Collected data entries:
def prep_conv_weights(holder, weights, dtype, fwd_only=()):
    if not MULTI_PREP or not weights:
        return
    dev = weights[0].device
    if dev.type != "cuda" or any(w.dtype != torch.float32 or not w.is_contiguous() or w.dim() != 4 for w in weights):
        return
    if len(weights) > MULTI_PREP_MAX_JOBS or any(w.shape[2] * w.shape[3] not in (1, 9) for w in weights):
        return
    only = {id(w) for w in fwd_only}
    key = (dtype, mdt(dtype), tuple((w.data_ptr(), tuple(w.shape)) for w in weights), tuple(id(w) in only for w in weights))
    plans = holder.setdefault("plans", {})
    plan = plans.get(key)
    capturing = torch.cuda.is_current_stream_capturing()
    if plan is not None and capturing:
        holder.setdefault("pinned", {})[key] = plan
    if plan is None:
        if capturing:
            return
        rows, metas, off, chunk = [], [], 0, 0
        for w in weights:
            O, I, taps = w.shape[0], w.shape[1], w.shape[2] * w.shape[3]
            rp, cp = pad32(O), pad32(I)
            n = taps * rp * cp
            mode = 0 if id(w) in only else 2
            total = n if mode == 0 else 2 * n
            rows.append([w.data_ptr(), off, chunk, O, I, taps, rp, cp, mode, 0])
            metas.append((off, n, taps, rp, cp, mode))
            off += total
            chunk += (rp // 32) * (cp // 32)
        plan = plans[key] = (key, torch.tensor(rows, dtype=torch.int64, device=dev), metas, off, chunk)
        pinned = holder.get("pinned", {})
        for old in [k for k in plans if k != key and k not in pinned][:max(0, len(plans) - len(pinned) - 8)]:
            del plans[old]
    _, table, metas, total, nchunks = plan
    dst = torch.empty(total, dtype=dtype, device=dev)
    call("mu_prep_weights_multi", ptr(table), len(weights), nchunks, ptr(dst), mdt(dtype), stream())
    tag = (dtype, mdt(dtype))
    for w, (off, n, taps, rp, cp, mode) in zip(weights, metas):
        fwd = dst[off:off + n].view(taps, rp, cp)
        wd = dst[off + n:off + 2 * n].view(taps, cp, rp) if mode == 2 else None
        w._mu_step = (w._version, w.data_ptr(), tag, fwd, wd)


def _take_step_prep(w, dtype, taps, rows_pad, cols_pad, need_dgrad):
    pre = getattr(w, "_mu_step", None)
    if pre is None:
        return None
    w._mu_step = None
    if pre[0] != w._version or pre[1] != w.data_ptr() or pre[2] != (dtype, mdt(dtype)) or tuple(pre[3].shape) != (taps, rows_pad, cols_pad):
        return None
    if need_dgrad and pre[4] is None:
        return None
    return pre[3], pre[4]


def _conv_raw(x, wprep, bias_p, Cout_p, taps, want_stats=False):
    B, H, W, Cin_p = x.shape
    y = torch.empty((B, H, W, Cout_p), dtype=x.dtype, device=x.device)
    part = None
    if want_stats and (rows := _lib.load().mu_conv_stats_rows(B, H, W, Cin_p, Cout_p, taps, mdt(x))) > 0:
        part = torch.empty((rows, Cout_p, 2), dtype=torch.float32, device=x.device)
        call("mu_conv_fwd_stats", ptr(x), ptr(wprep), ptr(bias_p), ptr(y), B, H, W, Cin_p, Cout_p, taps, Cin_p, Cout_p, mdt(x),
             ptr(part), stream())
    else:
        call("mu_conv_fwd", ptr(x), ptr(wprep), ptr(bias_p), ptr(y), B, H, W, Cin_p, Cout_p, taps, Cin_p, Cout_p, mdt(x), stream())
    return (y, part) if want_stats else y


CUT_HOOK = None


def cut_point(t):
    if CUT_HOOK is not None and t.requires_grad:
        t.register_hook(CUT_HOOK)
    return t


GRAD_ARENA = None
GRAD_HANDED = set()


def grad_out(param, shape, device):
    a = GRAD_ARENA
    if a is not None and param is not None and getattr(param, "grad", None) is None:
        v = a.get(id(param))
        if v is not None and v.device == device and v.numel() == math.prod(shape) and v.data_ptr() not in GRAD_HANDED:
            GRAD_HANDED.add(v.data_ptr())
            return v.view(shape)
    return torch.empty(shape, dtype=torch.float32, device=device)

...

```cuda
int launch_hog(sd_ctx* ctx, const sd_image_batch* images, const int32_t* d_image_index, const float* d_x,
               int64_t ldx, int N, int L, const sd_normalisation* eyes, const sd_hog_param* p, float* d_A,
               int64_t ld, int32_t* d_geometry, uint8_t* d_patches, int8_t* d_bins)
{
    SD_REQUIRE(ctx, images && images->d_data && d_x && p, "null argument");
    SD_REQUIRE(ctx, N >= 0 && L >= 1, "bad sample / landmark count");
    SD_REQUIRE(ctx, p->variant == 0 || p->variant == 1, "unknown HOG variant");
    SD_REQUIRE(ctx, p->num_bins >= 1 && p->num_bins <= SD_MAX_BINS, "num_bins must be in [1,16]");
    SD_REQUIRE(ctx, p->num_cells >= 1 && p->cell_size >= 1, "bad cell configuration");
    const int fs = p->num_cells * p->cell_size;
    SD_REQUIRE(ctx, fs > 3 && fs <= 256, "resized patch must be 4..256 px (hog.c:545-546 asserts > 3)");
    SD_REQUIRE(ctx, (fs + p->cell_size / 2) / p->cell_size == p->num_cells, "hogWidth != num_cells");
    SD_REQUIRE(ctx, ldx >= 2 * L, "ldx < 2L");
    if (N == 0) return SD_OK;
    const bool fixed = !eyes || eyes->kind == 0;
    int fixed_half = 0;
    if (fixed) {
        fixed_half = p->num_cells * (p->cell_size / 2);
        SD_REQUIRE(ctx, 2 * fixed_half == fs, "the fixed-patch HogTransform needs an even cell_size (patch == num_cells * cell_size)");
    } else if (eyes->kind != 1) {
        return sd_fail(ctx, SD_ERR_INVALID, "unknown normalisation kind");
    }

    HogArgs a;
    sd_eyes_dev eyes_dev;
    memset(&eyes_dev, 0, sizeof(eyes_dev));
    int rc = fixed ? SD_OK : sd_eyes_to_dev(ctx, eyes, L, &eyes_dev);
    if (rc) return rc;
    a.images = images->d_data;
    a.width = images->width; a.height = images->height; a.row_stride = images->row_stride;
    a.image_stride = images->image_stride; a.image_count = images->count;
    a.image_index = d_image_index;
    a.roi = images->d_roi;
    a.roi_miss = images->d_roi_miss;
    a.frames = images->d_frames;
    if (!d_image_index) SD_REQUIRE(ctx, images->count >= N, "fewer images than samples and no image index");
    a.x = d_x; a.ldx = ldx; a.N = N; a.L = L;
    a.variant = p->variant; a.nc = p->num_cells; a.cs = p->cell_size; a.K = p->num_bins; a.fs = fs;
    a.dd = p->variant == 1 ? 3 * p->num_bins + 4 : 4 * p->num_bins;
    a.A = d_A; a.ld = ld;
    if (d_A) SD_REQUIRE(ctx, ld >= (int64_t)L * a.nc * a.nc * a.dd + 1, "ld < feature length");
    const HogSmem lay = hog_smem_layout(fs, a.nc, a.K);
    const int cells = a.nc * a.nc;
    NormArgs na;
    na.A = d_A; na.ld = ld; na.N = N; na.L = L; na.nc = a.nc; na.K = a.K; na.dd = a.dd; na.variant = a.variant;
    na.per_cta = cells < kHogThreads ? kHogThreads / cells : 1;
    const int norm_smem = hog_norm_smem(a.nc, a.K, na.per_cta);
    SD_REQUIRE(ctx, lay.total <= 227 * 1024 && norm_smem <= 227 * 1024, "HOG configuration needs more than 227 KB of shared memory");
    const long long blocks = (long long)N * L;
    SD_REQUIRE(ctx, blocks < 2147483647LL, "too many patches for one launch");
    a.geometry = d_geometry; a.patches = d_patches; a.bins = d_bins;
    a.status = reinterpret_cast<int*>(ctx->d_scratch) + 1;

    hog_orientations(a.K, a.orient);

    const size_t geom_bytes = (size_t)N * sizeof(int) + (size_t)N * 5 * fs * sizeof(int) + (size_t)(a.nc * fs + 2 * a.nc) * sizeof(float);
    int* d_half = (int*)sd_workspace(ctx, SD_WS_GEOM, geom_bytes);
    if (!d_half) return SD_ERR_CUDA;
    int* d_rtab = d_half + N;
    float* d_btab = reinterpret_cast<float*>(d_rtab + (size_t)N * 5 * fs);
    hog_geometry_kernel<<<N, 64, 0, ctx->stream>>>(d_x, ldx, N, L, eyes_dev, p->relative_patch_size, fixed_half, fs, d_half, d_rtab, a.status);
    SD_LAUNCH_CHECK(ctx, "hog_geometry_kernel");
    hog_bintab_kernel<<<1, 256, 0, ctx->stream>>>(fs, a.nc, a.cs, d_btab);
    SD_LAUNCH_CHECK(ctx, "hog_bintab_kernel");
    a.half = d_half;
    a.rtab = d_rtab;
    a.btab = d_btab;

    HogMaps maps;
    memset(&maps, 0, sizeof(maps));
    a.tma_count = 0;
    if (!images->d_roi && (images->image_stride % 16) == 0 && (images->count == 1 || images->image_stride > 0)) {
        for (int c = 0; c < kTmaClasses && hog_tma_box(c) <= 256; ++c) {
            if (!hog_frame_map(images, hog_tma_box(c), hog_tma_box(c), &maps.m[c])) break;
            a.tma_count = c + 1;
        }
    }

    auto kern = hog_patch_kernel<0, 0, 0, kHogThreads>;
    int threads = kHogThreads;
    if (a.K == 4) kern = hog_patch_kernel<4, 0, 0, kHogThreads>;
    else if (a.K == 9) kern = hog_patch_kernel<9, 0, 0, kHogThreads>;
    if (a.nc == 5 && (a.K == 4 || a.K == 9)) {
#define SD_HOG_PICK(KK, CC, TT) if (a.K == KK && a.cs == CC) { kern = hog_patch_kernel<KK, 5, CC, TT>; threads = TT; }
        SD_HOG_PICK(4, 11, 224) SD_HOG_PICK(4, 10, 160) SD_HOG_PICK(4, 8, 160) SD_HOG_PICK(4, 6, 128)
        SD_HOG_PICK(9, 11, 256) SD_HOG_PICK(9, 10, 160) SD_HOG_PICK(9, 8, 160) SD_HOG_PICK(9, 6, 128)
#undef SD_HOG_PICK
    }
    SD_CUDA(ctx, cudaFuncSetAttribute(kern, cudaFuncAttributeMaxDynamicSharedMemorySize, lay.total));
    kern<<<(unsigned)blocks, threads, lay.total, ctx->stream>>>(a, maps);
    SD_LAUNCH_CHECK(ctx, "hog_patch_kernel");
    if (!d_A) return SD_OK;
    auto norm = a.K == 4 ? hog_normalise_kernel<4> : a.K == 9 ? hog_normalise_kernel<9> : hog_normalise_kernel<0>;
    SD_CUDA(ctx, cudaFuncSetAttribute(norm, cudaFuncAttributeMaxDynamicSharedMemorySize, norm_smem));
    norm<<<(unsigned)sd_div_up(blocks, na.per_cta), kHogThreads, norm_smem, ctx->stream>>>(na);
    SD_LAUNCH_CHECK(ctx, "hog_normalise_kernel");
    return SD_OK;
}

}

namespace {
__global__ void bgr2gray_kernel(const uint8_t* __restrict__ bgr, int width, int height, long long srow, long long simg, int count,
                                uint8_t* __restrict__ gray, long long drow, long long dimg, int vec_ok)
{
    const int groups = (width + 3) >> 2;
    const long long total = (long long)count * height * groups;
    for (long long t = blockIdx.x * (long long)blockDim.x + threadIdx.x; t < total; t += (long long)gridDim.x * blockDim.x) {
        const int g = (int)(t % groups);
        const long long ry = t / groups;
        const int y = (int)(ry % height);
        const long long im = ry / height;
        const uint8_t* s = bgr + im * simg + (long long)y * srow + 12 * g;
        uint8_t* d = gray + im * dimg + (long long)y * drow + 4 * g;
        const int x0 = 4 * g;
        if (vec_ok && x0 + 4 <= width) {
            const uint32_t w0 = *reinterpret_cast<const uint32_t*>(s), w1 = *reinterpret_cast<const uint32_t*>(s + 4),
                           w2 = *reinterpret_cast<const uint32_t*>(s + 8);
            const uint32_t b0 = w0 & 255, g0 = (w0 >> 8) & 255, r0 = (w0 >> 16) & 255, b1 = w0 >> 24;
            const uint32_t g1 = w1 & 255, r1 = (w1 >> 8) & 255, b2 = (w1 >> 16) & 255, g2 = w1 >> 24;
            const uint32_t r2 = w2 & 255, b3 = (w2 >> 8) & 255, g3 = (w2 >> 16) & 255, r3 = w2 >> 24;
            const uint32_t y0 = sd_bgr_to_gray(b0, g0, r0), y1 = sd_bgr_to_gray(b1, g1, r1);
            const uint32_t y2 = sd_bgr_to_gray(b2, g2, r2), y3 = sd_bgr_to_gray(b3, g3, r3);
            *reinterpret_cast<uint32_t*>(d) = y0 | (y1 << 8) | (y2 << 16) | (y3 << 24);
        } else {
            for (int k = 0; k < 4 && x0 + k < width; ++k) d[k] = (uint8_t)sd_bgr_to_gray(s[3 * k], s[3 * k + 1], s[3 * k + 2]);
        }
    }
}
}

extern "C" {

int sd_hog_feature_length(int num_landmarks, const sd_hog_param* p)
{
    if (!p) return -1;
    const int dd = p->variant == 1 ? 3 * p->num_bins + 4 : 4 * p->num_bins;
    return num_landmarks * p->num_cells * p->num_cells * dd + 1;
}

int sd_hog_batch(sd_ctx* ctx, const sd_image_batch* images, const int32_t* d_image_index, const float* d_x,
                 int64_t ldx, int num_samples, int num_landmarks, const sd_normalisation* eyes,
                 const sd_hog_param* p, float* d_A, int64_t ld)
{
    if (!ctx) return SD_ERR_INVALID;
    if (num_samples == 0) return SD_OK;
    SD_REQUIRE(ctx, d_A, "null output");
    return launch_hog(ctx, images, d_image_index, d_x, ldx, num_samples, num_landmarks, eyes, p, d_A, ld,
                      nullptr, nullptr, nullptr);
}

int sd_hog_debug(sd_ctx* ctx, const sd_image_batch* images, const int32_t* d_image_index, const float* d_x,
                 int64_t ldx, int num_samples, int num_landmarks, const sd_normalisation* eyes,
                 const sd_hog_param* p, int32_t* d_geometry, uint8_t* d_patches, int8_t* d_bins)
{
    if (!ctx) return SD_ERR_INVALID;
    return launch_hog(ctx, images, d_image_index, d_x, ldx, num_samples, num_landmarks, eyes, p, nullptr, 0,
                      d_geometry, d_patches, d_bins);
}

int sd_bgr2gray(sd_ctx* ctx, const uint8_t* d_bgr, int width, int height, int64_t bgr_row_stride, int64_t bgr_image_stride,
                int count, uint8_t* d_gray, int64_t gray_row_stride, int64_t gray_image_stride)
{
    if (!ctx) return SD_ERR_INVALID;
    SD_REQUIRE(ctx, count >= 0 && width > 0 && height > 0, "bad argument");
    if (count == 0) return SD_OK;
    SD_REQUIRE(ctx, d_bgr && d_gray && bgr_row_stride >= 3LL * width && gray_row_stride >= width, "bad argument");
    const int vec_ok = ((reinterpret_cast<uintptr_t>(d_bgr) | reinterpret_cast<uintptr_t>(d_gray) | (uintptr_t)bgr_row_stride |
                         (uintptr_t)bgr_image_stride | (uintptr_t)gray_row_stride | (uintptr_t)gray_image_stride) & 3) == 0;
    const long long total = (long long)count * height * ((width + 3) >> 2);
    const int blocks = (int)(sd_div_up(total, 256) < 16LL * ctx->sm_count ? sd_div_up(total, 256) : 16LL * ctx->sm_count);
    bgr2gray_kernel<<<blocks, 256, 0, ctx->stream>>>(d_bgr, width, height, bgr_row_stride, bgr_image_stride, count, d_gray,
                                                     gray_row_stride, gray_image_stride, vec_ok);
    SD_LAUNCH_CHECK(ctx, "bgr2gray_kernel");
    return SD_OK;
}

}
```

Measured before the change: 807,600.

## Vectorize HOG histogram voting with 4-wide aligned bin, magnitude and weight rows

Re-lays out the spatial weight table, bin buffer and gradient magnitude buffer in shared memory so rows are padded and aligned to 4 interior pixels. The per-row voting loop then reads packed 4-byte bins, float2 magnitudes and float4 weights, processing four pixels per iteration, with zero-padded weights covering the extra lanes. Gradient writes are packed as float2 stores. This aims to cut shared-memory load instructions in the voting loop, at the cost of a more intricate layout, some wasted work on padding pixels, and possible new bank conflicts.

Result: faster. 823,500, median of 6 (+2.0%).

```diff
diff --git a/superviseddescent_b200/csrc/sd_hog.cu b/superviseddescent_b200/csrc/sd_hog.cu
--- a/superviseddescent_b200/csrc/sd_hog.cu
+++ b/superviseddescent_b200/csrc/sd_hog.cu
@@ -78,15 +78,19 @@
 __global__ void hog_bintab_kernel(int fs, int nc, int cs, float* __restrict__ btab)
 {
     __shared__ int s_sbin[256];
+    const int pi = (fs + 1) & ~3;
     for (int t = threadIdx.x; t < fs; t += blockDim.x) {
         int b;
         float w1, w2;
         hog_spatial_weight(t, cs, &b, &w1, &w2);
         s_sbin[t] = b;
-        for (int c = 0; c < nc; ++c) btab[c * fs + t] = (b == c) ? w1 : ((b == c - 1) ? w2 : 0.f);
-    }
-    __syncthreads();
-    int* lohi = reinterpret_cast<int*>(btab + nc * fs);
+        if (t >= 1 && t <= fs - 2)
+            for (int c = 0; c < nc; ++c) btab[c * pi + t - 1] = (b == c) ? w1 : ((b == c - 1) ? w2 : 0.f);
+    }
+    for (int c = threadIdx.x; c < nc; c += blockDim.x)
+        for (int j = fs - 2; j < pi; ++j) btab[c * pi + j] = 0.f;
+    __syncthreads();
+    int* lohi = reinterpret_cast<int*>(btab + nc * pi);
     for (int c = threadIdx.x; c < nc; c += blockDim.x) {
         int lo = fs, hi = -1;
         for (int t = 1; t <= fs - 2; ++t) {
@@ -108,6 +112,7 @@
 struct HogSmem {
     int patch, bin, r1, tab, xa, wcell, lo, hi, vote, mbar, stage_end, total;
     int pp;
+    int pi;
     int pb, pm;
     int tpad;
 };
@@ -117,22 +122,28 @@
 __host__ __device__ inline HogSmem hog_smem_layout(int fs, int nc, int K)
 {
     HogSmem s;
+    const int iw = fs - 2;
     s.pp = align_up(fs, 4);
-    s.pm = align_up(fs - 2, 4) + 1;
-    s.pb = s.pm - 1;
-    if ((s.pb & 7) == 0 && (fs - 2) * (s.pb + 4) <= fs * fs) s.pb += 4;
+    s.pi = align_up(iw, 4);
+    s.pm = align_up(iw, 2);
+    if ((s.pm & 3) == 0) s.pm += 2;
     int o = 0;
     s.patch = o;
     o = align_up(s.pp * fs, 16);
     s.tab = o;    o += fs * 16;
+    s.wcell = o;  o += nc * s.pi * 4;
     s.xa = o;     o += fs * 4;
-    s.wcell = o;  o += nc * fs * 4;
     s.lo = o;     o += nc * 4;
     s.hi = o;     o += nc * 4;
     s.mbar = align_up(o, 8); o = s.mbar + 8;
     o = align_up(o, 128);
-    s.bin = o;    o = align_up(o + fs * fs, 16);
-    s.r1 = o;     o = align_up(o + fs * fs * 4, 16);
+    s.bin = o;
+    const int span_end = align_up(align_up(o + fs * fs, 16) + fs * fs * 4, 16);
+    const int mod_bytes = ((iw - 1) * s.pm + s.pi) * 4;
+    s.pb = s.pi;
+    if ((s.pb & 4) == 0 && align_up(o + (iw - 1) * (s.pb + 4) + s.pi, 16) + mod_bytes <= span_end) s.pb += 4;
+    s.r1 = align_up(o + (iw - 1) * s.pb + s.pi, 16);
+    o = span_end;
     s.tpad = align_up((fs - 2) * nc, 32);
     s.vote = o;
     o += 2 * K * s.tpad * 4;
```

» What the task asks:
Please give only the number of lines above that contain "load".

» Worked solution:
2